I run a successful “micro-business” as Alex calls it. Second Gear has been in business for nearly five years, is profitable and supports me, my wife and my dog. My apps have been downloaded tens of thousands of times and I thank every single customer who has made my dream a reality. Despite Second Gear’s financial successes, I have absolutely zero ambition to expand into the next Panic, OmniGroup or Apple. As long as I can pay my bills, eat well and keep some money in the bank, I consider myself successful and happy.
Says Payne:
At the core of the pro-“micro business” argument is an idea that I find hard to swallow: that merely being happy should be purpose enough for a person.
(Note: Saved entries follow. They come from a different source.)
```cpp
long tcow_adamw_chunk_bytes(void);
int tcow_adamw_clip_step(void* stream, const void* chunks, int n_chunks, float lr, float beta1, float beta2, float eps,
                         float weight_decay, int step, float max_norm, float* scratch);
int tcow_adamw_clip_step_scaled(void* stream, const void* chunks, int n_chunks, float lr, float beta1, float beta2, float eps,
                                float weight_decay, int step, float max_norm, float* scratch, const float* grad_inv_scale);
long tcow_adamw_tile_bytes(void);
int tcow_adamw_clip_step_cast(void* stream, const void* chunks, int n_chunks, const void* flat_chunks, int n_flat, const void* tiles, int n_tiles, float lr, float beta1,
                              float beta2, float eps, float weight_decay, int step, float max_norm, float* scratch, const float* grad_inv_scale);

typedef struct {
    long n_frames, frame_len, frames_per_seq;
    const float* logits;  long logits_seq_stride;
    const float* target;  long target_seq_stride;
    const float* pixel_w;
    const float* frame_w;
    int weighted_aot;
    float aot_loss;
    double topk_frac;
    float loss_weight;
    float* loss;
    float* total;
    float* dlogits;  long dlogits_seq_stride;
    void* ws;  size_t ws_bytes;
    int focal;
} tcow_mask_loss_args;
size_t tcow_mask_loss_workspace_bytes(long n_frames, long frame_len);
size_t tcow_mask_loss_workspace_bytes_for(long n_frames, long frame_len, double topk_frac, float aot_loss);
int tcow_mask_loss(void* stream, const tcow_mask_loss_args* args);
int tcow_mask_loss_batch(void* stream, const tcow_mask_loss_args* args, int n);

int tcow_iou_counts(void* stream, const float* logits, const float* target, long n_frames, long frame_len, int* counts);

int tcow_build_masks(void* stream, int B, int Q, int M, int T, long HW, int query_time, const unsigned char* segm,
                     const unsigned char* div_segm, const int* query_idx, const int* front_idx, const int* cont_idx,
                     float* query_mask, float* target_mask, unsigned char* snitch_occl_by_ptr, int* counts);

int tcow_build_query_masks(void* stream, int B, int Q, int K, int M, int T, long HW, int query_time, const unsigned char* segm,
                           const unsigned char* div_segm, const float* occl_fracs, const float* dag, const long long* sel, float front_thres,
                           float front_half_thres, float outer_thres, float occluded_weight, float zero_weight, float has_weight, int* idx_ws,
                           unsigned char* ids, float* flags, float* sel_occl_fracs, float* frame_w, float* query_mask, float* target_mask,
                           unsigned char* snitch_occl_by_ptr, int* counts);

int tcow_iou_means(void* stream, const int* counts, int n_seq, int C, int T, float* mean, int* count);

size_t tcow_snitch_weights_workspace_bytes(long n_frames, int H, int W);
int tcow_snitch_weights(void* stream, long n_seq, int T, int H, int W, const float* target_ch0, long target_seq_stride,
                        const unsigned char* snitch_occl_by_ptr, const float* frame_w, const int* pos_count, int class_balancing,
                        float hard_negative_factor, float* weights, void* ws, size_t ws_bytes);

#ifdef __cplusplus
}
#endif
#endif
```

### tcow_amd/_lib.py

```python
import ctypes
import os

_HERE = os.path.dirname(os.path.abspath(__file__))
LIB_PATH = os.environ.get('TCOW_LIB') or os.path.join(_HERE, 'libtcow_hip.so')
LIB_PATH_FP16 = os.path.join(_HERE, 'libtcow_hip_fp16.so')
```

If you think that being truly happy is easy, you are probably miserable and looking for a way to justify your own unhappiness. So many people go through life unhappy because of their work situation, a failing marriage or a variety of other problems. If they are able to find happiness by eliminating the things that are bringing them down and building the product or service they’ve always dreamed of, who is to fault them for it?
He continues:
A “micro business” whose primary mission is providing for the solo founder (or a very small group of founders), is not, I believe, an adequate structure for doing business in a world that desperately needs the help of entrepreneurs. In blunt terms of value creation and extraction, it is a break-even proposition at best.
I have absolutely zero obligation to anyone outside of myself. I choose to do what makes me happy and to associate with those that enrich my lives in positive ways. Sense of duty is for those in the military or Peace Corps, not software development.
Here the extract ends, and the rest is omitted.